Content starts

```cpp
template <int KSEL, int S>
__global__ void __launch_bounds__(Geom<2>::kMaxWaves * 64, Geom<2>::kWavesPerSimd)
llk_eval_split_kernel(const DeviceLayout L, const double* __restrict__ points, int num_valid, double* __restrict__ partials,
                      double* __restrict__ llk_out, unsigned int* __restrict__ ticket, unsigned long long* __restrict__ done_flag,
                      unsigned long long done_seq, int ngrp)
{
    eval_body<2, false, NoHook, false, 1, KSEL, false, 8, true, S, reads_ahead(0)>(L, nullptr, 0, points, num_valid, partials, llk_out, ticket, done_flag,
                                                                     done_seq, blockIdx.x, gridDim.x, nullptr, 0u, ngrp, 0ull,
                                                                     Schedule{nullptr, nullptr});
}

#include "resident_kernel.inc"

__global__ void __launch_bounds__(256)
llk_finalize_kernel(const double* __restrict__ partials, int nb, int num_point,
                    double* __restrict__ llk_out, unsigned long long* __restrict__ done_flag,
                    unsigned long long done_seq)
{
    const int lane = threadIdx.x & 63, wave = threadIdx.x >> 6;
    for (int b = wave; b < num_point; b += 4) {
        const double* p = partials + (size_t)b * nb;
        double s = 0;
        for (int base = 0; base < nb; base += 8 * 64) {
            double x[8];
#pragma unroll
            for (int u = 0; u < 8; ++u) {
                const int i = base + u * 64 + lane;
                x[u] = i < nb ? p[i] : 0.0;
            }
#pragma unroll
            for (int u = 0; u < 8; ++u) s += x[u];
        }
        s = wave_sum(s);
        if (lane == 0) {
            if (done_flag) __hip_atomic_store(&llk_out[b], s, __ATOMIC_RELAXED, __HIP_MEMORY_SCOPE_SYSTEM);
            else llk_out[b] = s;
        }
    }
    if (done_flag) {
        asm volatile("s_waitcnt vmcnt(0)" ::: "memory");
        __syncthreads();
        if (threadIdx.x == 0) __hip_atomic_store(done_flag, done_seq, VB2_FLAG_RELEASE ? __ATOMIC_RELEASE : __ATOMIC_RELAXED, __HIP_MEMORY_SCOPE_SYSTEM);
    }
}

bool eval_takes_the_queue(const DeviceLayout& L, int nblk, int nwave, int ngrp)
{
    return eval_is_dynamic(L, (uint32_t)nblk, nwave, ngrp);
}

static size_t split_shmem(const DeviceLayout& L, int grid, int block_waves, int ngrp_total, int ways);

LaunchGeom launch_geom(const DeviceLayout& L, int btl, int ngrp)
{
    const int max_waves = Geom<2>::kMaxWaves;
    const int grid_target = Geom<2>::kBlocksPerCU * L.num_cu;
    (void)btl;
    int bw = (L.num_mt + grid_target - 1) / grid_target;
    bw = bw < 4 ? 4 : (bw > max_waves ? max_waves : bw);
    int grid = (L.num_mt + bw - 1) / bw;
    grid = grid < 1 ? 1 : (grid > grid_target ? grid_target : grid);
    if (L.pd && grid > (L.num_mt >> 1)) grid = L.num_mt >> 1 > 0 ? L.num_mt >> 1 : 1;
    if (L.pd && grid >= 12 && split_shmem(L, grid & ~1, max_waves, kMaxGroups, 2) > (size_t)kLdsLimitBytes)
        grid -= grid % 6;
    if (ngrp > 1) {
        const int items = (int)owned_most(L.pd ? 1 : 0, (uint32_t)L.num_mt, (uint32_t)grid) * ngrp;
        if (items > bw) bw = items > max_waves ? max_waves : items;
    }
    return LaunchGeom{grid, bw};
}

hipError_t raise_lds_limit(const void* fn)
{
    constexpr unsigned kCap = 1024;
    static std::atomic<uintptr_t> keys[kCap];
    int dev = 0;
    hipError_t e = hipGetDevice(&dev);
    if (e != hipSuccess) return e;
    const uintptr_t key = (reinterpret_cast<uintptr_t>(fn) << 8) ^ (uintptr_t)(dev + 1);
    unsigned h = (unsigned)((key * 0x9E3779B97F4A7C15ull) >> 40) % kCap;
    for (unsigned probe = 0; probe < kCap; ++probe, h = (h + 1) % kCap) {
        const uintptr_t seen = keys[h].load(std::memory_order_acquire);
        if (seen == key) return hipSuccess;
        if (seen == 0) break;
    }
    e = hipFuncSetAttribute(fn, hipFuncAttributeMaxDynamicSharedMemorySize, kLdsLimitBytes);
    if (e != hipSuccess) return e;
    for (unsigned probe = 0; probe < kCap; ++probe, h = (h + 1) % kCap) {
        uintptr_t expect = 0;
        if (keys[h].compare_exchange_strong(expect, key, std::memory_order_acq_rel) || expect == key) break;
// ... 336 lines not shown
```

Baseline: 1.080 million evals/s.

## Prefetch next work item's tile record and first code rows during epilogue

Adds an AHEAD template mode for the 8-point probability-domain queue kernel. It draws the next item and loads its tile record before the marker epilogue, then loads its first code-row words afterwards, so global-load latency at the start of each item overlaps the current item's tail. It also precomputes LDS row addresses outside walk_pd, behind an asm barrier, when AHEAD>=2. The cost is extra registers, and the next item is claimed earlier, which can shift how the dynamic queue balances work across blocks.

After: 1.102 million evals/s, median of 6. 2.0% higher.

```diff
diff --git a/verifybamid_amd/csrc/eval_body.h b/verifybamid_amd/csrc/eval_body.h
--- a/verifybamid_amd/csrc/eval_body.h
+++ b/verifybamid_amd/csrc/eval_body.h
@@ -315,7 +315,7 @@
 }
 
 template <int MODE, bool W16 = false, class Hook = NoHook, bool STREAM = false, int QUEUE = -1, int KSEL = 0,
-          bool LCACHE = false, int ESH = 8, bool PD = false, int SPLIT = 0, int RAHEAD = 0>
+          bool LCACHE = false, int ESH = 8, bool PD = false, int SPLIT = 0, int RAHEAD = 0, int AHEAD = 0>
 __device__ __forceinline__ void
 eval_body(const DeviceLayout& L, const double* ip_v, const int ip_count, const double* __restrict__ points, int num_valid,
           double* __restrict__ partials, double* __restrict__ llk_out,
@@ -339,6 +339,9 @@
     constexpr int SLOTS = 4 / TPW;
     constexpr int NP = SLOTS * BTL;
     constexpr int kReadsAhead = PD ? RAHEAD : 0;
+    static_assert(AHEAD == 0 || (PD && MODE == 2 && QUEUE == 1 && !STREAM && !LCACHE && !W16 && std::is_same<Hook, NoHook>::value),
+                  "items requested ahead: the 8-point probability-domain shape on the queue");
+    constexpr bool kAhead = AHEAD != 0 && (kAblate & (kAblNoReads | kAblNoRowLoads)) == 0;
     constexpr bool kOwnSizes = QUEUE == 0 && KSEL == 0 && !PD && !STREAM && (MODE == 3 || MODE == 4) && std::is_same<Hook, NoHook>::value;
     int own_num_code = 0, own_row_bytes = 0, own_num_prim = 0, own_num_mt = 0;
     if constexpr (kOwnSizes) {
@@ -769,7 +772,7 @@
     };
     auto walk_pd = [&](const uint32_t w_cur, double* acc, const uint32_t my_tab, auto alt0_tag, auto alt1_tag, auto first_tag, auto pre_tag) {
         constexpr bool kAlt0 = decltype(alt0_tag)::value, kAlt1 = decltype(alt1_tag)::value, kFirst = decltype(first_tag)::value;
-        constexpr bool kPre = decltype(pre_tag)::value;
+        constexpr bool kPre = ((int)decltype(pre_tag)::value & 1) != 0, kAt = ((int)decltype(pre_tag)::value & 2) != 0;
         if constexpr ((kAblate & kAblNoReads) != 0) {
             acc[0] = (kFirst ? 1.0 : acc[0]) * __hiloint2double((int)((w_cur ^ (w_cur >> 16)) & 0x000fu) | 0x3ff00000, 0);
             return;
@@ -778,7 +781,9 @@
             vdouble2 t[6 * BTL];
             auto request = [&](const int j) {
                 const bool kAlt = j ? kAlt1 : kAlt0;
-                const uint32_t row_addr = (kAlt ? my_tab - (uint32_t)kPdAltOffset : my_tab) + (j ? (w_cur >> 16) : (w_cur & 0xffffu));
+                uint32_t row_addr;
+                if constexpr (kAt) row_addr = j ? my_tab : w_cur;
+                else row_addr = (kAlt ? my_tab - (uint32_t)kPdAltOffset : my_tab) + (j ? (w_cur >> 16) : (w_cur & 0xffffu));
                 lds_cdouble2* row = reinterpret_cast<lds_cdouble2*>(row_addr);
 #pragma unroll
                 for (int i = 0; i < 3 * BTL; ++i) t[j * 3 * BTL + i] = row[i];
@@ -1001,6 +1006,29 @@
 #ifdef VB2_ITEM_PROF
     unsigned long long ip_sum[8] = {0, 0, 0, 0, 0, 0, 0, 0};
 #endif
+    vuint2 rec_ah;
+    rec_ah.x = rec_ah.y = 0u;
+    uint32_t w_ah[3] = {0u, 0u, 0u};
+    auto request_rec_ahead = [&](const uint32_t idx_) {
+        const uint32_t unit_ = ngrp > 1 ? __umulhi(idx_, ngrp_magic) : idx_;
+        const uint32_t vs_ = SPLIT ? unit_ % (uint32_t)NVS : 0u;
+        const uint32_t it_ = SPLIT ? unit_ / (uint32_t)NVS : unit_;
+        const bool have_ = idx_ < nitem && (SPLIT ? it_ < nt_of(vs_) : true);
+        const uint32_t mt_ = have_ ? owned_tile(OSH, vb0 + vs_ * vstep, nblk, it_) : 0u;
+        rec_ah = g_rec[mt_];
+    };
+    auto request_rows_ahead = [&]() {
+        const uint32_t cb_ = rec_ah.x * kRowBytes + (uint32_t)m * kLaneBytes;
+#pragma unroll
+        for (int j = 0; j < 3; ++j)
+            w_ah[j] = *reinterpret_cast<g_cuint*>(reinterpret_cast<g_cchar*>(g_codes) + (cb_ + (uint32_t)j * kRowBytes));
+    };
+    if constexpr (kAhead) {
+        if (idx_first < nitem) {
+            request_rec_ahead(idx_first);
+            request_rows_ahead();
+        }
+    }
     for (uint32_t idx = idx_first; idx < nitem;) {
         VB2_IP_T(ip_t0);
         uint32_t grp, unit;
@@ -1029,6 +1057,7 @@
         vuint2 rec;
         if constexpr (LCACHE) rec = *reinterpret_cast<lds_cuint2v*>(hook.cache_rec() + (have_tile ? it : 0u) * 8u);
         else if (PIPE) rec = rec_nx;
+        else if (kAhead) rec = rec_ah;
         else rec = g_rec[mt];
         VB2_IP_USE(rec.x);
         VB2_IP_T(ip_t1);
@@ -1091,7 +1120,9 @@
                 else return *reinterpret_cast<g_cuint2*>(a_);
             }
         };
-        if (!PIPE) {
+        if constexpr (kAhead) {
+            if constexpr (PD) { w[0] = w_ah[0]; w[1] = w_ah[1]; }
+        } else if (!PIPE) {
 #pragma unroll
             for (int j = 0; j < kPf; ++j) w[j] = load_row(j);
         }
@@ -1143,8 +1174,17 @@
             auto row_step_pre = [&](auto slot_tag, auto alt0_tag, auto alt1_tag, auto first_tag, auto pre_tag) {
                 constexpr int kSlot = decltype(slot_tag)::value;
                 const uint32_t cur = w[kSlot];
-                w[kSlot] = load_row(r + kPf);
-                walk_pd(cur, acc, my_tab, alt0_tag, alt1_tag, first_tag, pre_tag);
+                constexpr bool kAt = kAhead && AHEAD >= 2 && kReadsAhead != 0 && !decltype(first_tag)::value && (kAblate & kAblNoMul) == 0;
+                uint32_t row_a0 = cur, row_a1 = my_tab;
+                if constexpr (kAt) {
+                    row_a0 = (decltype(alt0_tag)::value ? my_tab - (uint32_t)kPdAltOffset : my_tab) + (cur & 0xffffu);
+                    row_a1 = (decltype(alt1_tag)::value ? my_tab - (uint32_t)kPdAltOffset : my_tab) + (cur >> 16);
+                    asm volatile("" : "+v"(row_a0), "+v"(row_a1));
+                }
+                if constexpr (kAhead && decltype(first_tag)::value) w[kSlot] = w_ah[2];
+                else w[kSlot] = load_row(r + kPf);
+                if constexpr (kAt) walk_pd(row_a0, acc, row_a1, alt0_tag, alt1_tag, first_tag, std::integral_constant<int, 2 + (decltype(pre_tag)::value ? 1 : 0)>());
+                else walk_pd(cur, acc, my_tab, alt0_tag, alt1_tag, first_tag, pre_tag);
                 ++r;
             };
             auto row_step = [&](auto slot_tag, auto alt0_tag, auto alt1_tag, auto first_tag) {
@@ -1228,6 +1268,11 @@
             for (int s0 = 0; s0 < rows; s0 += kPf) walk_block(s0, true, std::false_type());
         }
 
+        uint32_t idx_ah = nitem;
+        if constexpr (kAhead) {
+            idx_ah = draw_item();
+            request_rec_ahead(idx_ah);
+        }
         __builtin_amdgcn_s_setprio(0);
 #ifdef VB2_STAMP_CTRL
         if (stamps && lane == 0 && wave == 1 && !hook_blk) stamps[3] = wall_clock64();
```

Content ends

YOUR OBJECTIVE
Write out every line of the listing that holds the word "items".

RESULT FOR THIS TASK
        const int items = (int)owned_most(L.pd ? 1 : 0, (uint32_t)L.num_mt, (uint32_t)grid) * ngrp;
        if (items > bw) bw = items > max_waves ? max_waves : items;
+                  "items requested ahead: the 8-point probability-domain shape on the queue");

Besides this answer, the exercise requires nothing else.